Policy Logging

Expand Logging to configure the following policy settings for matched users and endpoints:

Policy Setting

Details

Log the following

Endpoint Application Control collects logs from endpoints at a regular interval.

Select one of the following logging limitations:

  • Select None to log no actions.

  • Select Block to log any blocked application start or access that does not originate from an excluded directory.

    This is the default setting for a new policy.

  • Select Selected to log any selected application start or access that does not originate from an excluded directory. Use the list that appears to select the rules to match.

  • Select Any to log any application start or access that does not originate from an excluded directory.

    Note:

    Selecting this option may generate large log files and substantially increase network data transfers.

See About Logs and Log Types.

Exclude the following directories from logs

To exclude specific paths from logging, do the following:

  1. Under Log the following, select one of the following logging limitations:

    • Block

    • Selected

    • Any

  2. Select Exclude the following directories from logs and then type the application paths to exclude. Separate each path with a carriage return.

    The default paths are %SYSTEMROOT% and %WINDIR%.

Collect aggregated logs every

Endpoint Application Control collects logs from endpoints at a regular interval.

Select the interval for collecting the logs aggregated by endpoints.

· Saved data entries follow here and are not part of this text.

## Scalarize parameter loads, prefetch LUT knots to LDS, pin occupancy and reorder stores

Filter parameters are read through the constant address space so the compiler can use scalar loads instead of per-lane vector loads. The forward kernel pre-stages the curve knot values for all steps into LDS once per block and pins waves-per-EU to 5. The backward kernel makes the loop-continue flag wave-uniform, adds empty asm barriers that pin loaded registers in place, and moves each gradient store after the next-x prefetch to overlap memory traffic. The extra LDS per wave, the forced occupancy, and the asm constraints may raise register pressure or cause spills.

Result: no change. 37650 Mpixels/s (median of 2 runs) (+0.3%).

```diff
diff --git a/exposure_amd/csrc/chain_steps.hip b/exposure_amd/csrc/chain_steps.hip
--- a/exposure_amd/csrc/chain_steps.hip
+++ b/exposure_amd/csrc/chain_steps.hip
@@ -17,8 +17,23 @@
   int steps, hw;
 };
 
+template <class F>
+__device__ __forceinline__ typename F::Prm load_prm_scalar(const float* p) {
+  const __attribute__((address_space(4))) float* const c = (const __attribute__((address_space(4))) float*)p;
+  float raw[F::NP];
+#pragma unroll
+  for (int j = 0; j < F::NP; ++j) raw[j] = c[j];
+  return F::load(raw);
+}
+
+__device__ __forceinline__ void settle(RawGroup& r) {
+#pragma unroll
+  for (int j = 0; j < 4; ++j) asm volatile("" : "+v"(r.q[j]));
+}
+
 template <typename T, class IO>
-__global__ __launch_bounds__(kThreads) void chain_steps_fwd_kernel(const ChainStepsFwdArgs a) {
+__global__ __launch_bounds__(kThreads) __attribute__((amdgpu_waves_per_eu(5, 5))) void chain_steps_fwd_kernel(
+    const ChainStepsFwdArgs a) {
   constexpr int PPL = PixTraits<T>::PPL;
   const int n = blockIdx.y;
   const int hw = a.hw;
@@ -26,6 +41,20 @@
   const int lane = threadIdx.x & 63;
   __shared__ float2_lut ftab[kWaves][32];
   float2_lut* const tab = ftab[threadIdx.x >> 6];
+  __shared__ float fknot[kWaves][kChainFuseMax][64];
+  float(*const knot)[64] = fknot[threadIdx.x >> 6];
+  {
+    float kv[kChainFuseMax];
+#pragma unroll
+    for (int st = 0; st < kChainFuseMax; ++st) {
+      const int id = a.id[st];
+      const int at = id == 4 ? n * ToneF::NP + lane % ToneF::NP : n * ColorF::NP + lane % ColorF::NP;
+      const float* const p = st < a.steps ? a.prm[st] : a.prm[0];
+      kv[st] = p[id == 4 || id == 7 ? at : 0];
+    }
+#pragma unroll
+    for (int st = 0; st < kChainFuseMax; ++st) knot[st][lane] = kv[st];
+  }
 #if EXPO_FP16_OVFL
   if constexpr (sizeof(T) == 2) __builtin_amdgcn_s_setreg(1 | (23 << 6) | (0 << 11), 1);
 #endif
@@ -34,13 +63,14 @@
   for (int gw = blockIdx.x * kThreads + (threadIdx.x & ~63); gw * PPL < hw; gw += stride) {
     const int boff = chunk_byte_offset<T>(gw, lane);
     RawGroup cur = load_raw<IO::kLoadX>(rx, boff);
+    settle(cur);
 #pragma unroll 1
     for (int st = 0; st < a.steps; ++st) {
       const float* const prm = a.prm[st];
       float v[PPL * 3];
 #define EXPO_CASE(ID, F)                               \
   case ID: {                                           \
-    const typename F::Prm q = F::load(prm + n * F::NP); \
+    const typename F::Prm q = load_prm_scalar<F>(prm + n * F::NP); \
     unpack<T>(cur, v);                                 \
     _Pragma("unroll") for (int k = 0; k < PPL; ++k) {  \
       float y[3];                                      \
@@ -55,7 +85,7 @@
         EXPO_CASE(2, WhiteBalanceF)
         EXPO_CASE(3, SatPlusF)
         case 4:
-          curve_lut_build<1>(prm[n * ToneF::NP + lane % ToneF::NP], tab);
+          curve_lut_build<1>(knot[st][lane], tab);
           unpack<T>(cur, v);
           curve_lut_apply<1, PPL>(v, tab);
           cur = pack<T>(v);
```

The default setting is 2 hours. The suggested setting depends on the number of deployed agents.

See Server Requirements.

Use the following log transfer options to dynamically add "Known Applications" to rules using the Known application dynamic search filter.

The log transfer options provide methods that allow you to create dynamically-updated application lists that you can then use in dynamic rules to circumvent the need of manually updating policies every time you need to approve a new application.

Note:

Ensure that you enable Log-only mode in new rules to correctly log and tag log data received by agents.

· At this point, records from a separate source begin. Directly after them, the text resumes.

@@ -285,6 +290,7 @@
 	}
 	const PMTask& t = tasks[vby];
 	const PMImgBuf rs = pm_make_imgbuf(t);
+	const PMLvl lv = BUF ? pm_make_lvl(t) : PMLvl();
 	const int lane = threadIdx.x;
 	for (int i = lane; i < NV * NBD; i += 64) {
 		double e = ((const double*)&t.src[i / NBD])[i % NBD];
@@ -327,8 +333,12 @@
 	}
 	__syncthreads();
 	float rD, rN0, rN1, rN2, rC; bool wr;
-	pm_visit<G, VPL, GEO, BUF, TILED>(t, kp, rs, pass, sgn, s_w[g], &s_pix[g], s_src, g, v, active, x, y, active ? y : PM_HW, active ? idx : (size_t)PM_HW * w + PM_HW, bok, qxs, qys, qis, sp.oldMask,
+	pm_visit<G, VPL, GEO, BUF, TILED>(t, kp, rs, lv, pass, sgn, s_w[g], &s_pix[g], s_src, g, v, active, x, y, active ? y : PM_HW, active ? idx : (size_t)PM_HW * w + PM_HW, bok, qxs, qys, qis, sp.oldMask,
 		n0D, n0N0, n0N1, n0N2, n0C, n1D, n1N0, n1N1, n1N2, n1C, rD, rN0, rN1, rN2, rC, wr PM_PROF_PASS);
-	if (wr && v == 0) { gDepth[idx] = rD; gNormal[idx * 3] = rN0; gNormal[idx * 3 + 1] = rN1; gNormal[idx * 3 + 2] = rN2; gConf[idx] = rC; }
+	if (wr && v == 0) {
+		const PM_LDS PMPix* P = pm_launder(&s_pix[g]);
+		const size_t io = (size_t)P->y * w + P->x;
+		gDepth[io] = rD; gNormal[io * 3] = rN0; gNormal[io * 3 + 1] = rN1; gNormal[io * 3 + 2] = rN2; gConf[io] = rC;
+	}
 	PM_PROF_FLUSH();
 }
diff --git a/openmvs_amd/csrc/pm_kernels.hip b/openmvs_amd/csrc/pm_kernels.hip
--- a/openmvs_amd/csrc/pm_kernels.hip
+++ b/openmvs_amd/csrc/pm_kernels.hip
@@ -130,6 +130,20 @@
 	return px >= 1.f && py >= 1.f && px <= (float)(w - 2) && py <= (float)(h - 2);
 }
 __device__ __forceinline__ bool pm_in_range(float d, float lo, float hi) { return lo <= d && d < hi; }
+struct PMLvl {
+	int sw, sh;
+	float xm, ym;
+	float oneD;
+	float xmD, ymD;
+};
+__device__ __forceinline__ PMLvl pm_lvl_of(int sw, int sh) {
+	PMLvl l;
+	l.sw = sw; l.sh = sh; l.xm = (float)(sw - 2); l.ym = (float)(sh - 2);
+	const float delta = (float)max(sw, sh) * 7.62939453125e-06f;
+	l.oneD = 1.f + delta; l.xmD = l.xm - delta; l.ymD = l.ym - delta;
+	return l;
+}
+__device__ __forceinline__ bool pm_inside1(float px, float py, const PMLvl& l) { return px >= 1.f && py >= 1.f && px <= l.xm && py <= l.ym; }
 
 __device__ __forceinline__ void pm_dir2normal(float p0, float p1, float& nx, float& ny, float& nz) {
 	float sx, cx, sy, cy;
@@ -421,6 +435,19 @@
 	b.rs = pm_make_rsrc(t.qArr, t.qCount);
 	return b;
 }
+#if defined(__HIP_DEVICE_COMPILE__)
+__device__ __forceinline__ int pm_uniform(int v) { return __builtin_amdgcn_readfirstlane(v); }
+#else
+__device__ __forceinline__ int pm_uniform(int v) { return v; }
+#endif
+__device__ __forceinline__ float pm_uniform(float v) { return pm_u2f((uint32_t)pm_uniform(pm_f2i(v))); }
+__device__ __forceinline__ PMLvl pm_make_lvl(const PMTask& t) {
+	const PMLvl l = pm_lvl_of(t.src[0].w, t.src[0].h);
+	PMLvl u;
+	u.sw = pm_uniform(l.sw); u.sh = pm_uniform(l.sh); u.xm = pm_uniform(l.xm); u.ym = pm_uniform(l.ym);
+	u.oneD = pm_uniform(l.oneD); u.xmD = pm_uniform(l.xmD); u.ymD = pm_uniform(l.ymD);
+	return u;
+}
 
 template <bool QUAD>
 __device__ __forceinline__ void pm_tap_row_global(const pm_gcf img, int sw, int sh, float h0, float h3, float h6, float X0, float X1, float X2,
@@ -467,11 +494,13 @@
 	rg.plo = min(rg.plo, min(ix, iy)); rg.pxhi = max(rg.pxhi, ix); rg.pyhi = max(rg.pyhi, iy);
 	rg.zlo = min(rg.zlo, iz); rg.zhi = max(rg.zhi, iz);
 }
-template <bool BUF, bool CORNERS>
-__device__ __forceinline__ void pm_row_issue(const PMImgBuf& rs, unsigned qbase, const pm_gcf4 imgQ, int sw, int sh, float h0, float h3, float h6, float X0, float X1, float X2,
-		PMRowPos& p, PMRowQ& q, PMTapRange& rg)
+template <bool BUF, bool CORNERS, bool EARLY = false>
+__device__ __forceinline__ bool pm_row_issue(const PMImgBuf& rs, unsigned qbase, const pm_gcf4 imgQ, const PMLvl& lv, float h0, float h3, float h6, float X0, float X1, float X2,
+		PMRowPos& p, PMRowQ& q, PMTapRange& rg, bool early = false)
 {
+	const int sw = lv.sw, sh = lv.sh;
 	unsigned idx[5];
+	bool outside = false;
 #pragma unroll
 	for (int j = 0; j < 5; ++j) {
 		pm_div2_inrange(X0, X1, X2, &p.ptx[j], &p.pty[j]);
@@ -479,8 +508,15 @@
 		if (BUF) idx[j] = pm_mad24(lx, sh, pm_mad24(ly, sh + 1, qbase));
 		else { const int lxc = min(max(lx, 0), sw - 2), lyc = min(max(ly, 0), sh - 2); idx[j] = (unsigned)(lxc + lyc) * (unsigned)sh + (unsigned)lyc; }
 		if (CORNERS && (j == 0 || j == 4)) pm_range_corner(rg, p.ptx[j], p.pty[j], X2);
+#ifdef PM_PROBE_EVAL_TRIM
+		if (CORNERS && EARLY && j == 0)
+#else
+		if (CORNERS && EARLY && (j == 0 || j == 4))
+#endif
+			outside = outside || (X2 >= 9.094947e-13f && X2 <= 1.0995116e12f && !pm_inside1(p.ptx[j], p.pty[j], lv));
 		X0 += h0; X1 += h3; X2 += h6;
 	}
+	if (CORNERS && EARLY && early && outside) return true;
 #if defined(PM_PROBE_WIDEN_QUAD_BLOCK) && defined(__HIP_DEVICE_COMPILE__)
 	if (BUF && rs.oneBlock) {
 #pragma unroll
@@ -489,6 +525,7 @@
 #endif
 	if (BUF) pm_bufload5(q.q0, q.q1, q.q2, q.q3, q.q4, idx[0], idx[1], idx[2], idx[3], idx[4], rs.rs);
 	else { q.q0 = pm_loadq(imgQ, idx[0]); q.q1 = pm_loadq(imgQ, idx[1]); q.q2 = pm_loadq(imgQ, idx[2]); q.q3 = pm_loadq(imgQ, idx[3]); q.q4 = pm_loadq(imgQ, idx[4]); }
+	return false;
 }
 template <bool BUF, int LEFT>
 __device__ __forceinline__ void pm_row_consume(const PMRowPos& p, PMRowQ& q, const float2* wrow, float& sum, float& sumSq, float& num)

Enable "Policy action" log transfer to monitor applications with the Allow action

Automatically applies the policy-action, action-allow, and any specified Additional tags to log data

Use case:

After applying a Lockdown rule, you can use the policy-action and action-allow tags to determine whether users and endpoints have correctly applied policy settings for allowed applications.

Enable "Policy action" log transfer to monitor applications with the Block action

Automatically applies the policy-action, action-block, and any specified Additional tags to log data

Use case:

Authorized IT administrators intentionally install new applications to a test endpoint that trigger the "Block" action. Through use of the automatically added tags, the IT administrator creates an "Allow" rule using the Known and dynamic search filter that searches for the policy-action and action-block tags. The agent dynamically updates the "Allow" list and allows all applications with the applied tags.

For detailed steps, see Creating Dynamically Updated Allowed Application Rules.

Enable "Endpoint inventory" log transfer to monitor existing applications on agents

Automatically applies the inventory and any specified Additional tags to log data sent after endpoint inventory scans are complete on agents

Use case:

After performing inventory scans on agents, create a new allow rule and policy using the Known and dynamic search filter that searches for the inventory tag to allow all applications currently installed on endpoints to run on other agents.